• WHAT YOU HAVE TO DO: Whenever the word "atoi" turns up in a line below, that line should be copied.
┄┄┄┄┄┄┄┄┄┄
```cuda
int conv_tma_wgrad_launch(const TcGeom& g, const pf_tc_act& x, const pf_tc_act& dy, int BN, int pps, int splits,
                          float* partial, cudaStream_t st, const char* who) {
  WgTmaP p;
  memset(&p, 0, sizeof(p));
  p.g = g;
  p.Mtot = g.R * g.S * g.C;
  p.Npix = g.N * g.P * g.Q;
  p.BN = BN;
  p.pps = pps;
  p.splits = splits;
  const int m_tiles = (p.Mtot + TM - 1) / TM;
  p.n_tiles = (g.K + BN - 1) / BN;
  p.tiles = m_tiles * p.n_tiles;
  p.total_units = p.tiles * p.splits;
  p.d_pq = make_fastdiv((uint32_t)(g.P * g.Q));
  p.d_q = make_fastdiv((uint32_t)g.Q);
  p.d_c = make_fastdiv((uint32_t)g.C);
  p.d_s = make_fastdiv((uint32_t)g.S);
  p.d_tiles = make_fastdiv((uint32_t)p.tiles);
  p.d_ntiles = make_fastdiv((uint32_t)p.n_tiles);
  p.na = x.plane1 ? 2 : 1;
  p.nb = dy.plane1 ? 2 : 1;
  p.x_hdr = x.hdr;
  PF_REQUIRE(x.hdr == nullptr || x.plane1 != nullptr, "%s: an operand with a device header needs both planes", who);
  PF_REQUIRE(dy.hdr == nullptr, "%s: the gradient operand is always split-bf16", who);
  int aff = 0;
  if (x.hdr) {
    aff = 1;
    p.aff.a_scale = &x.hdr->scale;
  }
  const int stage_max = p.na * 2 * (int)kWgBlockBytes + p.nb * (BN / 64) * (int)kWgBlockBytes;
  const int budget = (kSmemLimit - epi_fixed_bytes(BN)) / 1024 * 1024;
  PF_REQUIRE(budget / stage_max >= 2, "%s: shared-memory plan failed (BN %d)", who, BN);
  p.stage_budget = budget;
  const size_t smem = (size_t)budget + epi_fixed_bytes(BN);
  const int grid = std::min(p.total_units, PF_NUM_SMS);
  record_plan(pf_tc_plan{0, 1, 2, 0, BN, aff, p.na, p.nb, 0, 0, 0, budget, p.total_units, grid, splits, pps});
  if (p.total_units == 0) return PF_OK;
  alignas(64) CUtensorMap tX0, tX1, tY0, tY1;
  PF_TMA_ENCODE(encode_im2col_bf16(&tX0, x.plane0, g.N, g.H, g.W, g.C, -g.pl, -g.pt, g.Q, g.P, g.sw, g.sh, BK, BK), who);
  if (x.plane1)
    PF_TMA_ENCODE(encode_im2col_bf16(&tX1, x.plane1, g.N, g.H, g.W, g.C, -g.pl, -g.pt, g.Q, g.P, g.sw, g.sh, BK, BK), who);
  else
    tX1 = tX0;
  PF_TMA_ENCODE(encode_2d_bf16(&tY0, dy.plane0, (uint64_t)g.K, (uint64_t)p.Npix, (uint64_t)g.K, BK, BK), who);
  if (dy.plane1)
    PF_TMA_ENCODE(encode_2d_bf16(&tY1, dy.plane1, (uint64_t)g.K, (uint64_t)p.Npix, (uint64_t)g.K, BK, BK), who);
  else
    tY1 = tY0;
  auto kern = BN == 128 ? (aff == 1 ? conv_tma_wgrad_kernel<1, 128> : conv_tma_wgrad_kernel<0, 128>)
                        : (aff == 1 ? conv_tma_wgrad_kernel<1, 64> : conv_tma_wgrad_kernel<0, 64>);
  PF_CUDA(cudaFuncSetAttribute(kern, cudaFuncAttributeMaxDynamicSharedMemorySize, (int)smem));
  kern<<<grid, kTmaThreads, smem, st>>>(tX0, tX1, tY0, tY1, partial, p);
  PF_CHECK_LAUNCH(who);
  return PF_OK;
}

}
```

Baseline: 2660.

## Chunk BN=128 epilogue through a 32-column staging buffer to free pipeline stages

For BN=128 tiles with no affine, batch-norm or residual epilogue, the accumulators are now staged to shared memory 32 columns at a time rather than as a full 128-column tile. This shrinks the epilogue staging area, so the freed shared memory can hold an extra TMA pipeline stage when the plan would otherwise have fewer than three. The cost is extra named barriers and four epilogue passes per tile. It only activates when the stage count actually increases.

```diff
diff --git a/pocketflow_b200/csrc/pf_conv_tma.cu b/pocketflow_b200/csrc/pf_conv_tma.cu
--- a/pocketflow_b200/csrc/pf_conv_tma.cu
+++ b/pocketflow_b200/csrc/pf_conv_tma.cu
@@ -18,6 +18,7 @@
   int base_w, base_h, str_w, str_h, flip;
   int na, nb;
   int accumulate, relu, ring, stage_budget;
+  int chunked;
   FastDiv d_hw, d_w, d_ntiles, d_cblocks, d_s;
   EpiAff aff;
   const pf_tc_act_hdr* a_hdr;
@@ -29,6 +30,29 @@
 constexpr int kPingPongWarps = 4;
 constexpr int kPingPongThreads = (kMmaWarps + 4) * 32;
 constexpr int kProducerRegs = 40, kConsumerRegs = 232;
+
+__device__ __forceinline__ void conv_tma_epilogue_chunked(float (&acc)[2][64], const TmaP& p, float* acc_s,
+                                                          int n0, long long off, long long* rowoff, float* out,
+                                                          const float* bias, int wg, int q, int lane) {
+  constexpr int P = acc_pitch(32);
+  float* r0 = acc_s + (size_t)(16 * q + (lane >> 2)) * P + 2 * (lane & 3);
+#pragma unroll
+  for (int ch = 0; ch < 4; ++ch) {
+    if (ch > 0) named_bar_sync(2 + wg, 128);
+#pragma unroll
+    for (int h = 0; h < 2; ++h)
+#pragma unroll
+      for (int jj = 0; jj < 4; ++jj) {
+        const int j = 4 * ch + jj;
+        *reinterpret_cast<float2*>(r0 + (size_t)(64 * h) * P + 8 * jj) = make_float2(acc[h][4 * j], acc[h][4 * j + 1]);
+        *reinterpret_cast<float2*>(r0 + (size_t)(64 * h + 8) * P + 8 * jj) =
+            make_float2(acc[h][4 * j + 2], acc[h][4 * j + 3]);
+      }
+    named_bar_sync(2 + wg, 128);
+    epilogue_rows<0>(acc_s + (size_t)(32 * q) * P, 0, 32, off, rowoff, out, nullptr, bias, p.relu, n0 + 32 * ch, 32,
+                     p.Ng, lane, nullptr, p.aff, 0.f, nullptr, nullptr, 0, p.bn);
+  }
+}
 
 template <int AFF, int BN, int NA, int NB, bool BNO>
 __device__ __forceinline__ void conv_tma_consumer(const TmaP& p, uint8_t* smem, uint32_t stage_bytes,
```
┄┄┄┄┄┄┄┄┄┄
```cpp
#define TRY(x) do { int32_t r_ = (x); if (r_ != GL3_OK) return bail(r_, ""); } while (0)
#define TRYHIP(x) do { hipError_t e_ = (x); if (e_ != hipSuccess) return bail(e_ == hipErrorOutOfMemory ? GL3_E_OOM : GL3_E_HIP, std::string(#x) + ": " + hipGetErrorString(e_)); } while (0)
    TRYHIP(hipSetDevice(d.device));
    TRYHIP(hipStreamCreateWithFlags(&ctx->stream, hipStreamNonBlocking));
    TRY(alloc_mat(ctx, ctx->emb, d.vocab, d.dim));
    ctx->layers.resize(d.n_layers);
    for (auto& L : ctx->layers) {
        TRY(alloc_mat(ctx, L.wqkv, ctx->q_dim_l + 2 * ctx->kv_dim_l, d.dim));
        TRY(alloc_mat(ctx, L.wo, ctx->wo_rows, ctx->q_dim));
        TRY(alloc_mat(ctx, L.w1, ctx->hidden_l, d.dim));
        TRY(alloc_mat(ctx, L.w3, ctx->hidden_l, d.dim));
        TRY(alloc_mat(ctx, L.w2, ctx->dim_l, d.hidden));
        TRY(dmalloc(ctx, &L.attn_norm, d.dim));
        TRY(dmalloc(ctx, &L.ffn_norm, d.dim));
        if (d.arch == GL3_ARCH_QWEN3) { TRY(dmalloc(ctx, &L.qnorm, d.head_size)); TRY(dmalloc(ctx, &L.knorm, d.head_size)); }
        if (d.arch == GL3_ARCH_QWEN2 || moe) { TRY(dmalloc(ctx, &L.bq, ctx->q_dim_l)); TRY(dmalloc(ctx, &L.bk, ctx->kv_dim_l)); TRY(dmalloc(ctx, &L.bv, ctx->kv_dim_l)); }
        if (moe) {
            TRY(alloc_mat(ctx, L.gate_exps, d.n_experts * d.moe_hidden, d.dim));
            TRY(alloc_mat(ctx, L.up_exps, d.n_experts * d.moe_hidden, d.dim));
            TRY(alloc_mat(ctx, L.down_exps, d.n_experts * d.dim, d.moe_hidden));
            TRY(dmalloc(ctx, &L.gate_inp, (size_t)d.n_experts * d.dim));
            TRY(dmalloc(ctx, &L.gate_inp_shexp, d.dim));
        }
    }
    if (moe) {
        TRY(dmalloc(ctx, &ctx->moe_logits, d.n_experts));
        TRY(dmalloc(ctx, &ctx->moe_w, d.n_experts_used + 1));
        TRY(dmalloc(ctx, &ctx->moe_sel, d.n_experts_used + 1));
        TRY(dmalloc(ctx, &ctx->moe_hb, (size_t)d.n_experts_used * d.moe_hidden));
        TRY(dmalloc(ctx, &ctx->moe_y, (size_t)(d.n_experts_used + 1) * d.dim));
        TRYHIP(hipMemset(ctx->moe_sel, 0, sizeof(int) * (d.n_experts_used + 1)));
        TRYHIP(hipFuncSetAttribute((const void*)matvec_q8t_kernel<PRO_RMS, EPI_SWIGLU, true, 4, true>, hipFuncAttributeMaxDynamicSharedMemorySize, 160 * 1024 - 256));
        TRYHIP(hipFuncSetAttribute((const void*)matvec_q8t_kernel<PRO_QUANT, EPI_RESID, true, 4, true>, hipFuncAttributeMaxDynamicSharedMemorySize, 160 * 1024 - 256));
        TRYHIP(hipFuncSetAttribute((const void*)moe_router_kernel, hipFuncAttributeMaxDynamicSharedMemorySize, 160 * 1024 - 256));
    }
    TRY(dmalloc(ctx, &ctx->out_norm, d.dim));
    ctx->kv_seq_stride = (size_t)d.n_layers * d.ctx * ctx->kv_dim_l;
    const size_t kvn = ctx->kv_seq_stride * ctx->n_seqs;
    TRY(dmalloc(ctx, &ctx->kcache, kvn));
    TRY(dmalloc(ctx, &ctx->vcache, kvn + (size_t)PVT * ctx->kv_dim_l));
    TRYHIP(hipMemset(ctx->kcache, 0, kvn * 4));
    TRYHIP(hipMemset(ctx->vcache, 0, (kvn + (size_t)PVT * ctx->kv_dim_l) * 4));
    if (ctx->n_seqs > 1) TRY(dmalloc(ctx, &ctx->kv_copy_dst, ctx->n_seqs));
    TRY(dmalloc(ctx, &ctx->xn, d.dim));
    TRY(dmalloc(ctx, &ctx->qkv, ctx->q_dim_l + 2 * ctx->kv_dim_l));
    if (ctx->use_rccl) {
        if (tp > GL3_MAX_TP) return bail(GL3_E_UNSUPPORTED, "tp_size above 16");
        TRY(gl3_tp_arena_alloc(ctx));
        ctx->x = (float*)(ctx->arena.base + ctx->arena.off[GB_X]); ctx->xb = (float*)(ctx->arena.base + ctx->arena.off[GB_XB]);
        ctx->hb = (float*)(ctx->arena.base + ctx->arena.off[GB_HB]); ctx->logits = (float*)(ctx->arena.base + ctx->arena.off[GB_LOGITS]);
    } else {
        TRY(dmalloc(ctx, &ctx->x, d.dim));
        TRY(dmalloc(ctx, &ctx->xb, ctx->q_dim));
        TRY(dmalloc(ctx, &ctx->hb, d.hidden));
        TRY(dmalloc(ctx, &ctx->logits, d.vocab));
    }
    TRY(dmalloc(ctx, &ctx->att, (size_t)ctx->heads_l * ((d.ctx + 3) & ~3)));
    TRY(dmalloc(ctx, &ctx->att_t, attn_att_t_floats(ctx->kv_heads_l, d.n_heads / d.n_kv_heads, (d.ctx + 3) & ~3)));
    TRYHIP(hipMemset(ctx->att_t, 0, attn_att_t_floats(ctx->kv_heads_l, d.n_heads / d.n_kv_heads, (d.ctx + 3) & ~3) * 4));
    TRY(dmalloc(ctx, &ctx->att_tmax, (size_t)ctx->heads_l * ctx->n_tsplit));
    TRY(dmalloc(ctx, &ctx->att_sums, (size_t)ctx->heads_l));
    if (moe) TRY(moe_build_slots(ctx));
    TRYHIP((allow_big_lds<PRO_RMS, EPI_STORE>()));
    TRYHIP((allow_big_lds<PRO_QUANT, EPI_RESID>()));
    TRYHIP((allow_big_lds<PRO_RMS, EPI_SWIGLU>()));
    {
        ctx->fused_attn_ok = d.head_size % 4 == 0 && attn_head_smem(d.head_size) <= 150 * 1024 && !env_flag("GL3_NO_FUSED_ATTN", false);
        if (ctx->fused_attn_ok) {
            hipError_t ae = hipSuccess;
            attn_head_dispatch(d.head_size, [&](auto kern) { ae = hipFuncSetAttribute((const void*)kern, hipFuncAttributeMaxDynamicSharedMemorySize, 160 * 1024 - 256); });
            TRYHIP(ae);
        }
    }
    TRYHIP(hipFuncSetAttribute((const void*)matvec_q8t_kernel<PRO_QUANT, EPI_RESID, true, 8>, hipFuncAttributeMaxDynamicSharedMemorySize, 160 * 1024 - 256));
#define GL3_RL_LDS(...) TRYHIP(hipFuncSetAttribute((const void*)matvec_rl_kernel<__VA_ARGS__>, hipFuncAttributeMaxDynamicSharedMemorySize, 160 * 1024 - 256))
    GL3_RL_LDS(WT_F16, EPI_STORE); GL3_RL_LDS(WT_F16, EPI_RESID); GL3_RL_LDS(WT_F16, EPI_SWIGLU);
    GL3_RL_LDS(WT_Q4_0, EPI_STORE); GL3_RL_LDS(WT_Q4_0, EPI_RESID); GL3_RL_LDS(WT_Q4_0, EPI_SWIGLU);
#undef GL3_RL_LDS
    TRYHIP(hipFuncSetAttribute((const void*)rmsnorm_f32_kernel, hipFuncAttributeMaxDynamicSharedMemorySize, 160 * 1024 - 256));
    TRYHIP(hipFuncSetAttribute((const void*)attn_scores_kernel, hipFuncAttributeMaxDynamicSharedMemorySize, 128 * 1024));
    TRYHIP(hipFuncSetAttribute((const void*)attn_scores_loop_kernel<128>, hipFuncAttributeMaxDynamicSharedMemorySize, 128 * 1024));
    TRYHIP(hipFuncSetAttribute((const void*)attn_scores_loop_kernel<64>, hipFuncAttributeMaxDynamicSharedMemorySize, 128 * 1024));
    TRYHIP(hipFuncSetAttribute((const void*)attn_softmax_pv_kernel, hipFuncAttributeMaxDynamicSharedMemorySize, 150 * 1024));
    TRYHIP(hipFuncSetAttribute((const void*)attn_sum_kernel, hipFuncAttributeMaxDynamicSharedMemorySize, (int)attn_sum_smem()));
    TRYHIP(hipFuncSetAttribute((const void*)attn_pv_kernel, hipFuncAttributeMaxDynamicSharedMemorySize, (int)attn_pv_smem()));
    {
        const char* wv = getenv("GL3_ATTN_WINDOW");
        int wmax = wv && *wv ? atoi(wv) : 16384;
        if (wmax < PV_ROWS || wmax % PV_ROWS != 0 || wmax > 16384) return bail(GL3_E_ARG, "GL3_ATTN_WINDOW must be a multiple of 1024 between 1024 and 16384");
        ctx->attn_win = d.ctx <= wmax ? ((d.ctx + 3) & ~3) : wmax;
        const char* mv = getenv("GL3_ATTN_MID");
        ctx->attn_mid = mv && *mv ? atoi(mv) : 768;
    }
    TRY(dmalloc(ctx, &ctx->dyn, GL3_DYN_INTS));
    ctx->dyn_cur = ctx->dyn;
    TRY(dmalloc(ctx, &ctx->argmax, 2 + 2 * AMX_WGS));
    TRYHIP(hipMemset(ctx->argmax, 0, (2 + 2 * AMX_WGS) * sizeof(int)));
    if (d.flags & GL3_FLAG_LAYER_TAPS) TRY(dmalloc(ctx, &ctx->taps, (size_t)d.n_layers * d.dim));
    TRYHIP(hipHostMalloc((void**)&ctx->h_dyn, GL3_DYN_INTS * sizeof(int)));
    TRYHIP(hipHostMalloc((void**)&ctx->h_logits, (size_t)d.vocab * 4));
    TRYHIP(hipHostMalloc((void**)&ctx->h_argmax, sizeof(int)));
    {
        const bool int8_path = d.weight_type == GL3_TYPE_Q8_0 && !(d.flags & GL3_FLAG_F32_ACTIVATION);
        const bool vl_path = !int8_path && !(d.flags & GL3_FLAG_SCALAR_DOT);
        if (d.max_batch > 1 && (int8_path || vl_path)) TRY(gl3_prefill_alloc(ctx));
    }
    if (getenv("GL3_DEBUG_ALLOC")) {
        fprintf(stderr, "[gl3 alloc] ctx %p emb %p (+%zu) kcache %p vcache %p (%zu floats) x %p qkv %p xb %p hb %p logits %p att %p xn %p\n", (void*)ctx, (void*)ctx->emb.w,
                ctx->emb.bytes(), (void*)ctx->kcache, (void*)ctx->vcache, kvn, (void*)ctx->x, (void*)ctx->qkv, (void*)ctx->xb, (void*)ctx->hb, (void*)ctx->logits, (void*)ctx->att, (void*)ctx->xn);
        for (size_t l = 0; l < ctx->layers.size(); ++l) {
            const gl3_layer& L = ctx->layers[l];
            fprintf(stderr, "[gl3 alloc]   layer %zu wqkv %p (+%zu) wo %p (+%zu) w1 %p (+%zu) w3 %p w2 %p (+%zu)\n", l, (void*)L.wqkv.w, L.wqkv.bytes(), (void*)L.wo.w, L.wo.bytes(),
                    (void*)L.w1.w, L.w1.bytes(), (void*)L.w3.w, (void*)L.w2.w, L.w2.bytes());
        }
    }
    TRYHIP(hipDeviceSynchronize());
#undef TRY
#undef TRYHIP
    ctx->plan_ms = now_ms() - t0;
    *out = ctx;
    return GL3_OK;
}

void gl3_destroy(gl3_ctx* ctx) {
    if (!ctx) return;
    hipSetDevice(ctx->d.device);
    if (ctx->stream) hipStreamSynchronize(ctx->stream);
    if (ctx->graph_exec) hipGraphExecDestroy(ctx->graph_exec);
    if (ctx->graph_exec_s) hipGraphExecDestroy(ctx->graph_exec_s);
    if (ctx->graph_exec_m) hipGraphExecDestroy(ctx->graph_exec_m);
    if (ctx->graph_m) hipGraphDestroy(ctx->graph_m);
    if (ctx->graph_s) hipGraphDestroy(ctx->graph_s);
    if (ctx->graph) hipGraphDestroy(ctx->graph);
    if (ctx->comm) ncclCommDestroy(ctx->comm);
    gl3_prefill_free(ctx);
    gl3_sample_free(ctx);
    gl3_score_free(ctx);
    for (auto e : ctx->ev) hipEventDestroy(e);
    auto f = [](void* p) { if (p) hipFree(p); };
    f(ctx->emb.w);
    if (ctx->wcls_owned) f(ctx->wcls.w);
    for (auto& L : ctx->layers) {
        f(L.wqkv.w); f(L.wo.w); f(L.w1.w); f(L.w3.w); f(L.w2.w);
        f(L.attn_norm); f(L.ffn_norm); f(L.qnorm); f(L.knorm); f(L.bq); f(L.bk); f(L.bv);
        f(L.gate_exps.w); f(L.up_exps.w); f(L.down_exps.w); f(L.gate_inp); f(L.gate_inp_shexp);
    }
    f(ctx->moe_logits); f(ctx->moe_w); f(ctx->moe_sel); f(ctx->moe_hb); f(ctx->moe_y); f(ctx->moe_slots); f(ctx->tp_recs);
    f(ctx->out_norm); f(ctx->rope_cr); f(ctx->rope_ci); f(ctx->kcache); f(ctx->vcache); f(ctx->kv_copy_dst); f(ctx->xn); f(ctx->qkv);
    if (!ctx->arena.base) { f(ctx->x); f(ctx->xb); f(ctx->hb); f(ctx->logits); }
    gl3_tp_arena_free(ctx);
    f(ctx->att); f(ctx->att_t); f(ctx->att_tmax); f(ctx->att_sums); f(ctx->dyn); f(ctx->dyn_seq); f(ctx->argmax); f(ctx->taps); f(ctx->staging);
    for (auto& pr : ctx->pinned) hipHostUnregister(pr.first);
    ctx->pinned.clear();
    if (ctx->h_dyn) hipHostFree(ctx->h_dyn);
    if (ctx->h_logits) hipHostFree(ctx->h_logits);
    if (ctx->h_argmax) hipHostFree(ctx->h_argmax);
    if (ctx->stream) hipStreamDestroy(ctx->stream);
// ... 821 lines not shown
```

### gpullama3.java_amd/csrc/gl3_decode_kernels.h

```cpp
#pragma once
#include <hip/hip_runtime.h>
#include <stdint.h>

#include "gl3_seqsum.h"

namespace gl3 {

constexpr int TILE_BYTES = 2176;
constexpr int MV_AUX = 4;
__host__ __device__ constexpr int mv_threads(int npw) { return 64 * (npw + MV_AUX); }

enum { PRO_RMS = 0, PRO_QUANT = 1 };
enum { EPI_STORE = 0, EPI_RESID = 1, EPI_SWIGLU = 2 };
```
┄┄┄┄┄┄┄┄┄┄
• EXERCISE SOLUTION:
        int wmax = wv && *wv ? atoi(wv) : 16384;
        ctx->attn_mid = mv && *mv ? atoi(mv) : 768;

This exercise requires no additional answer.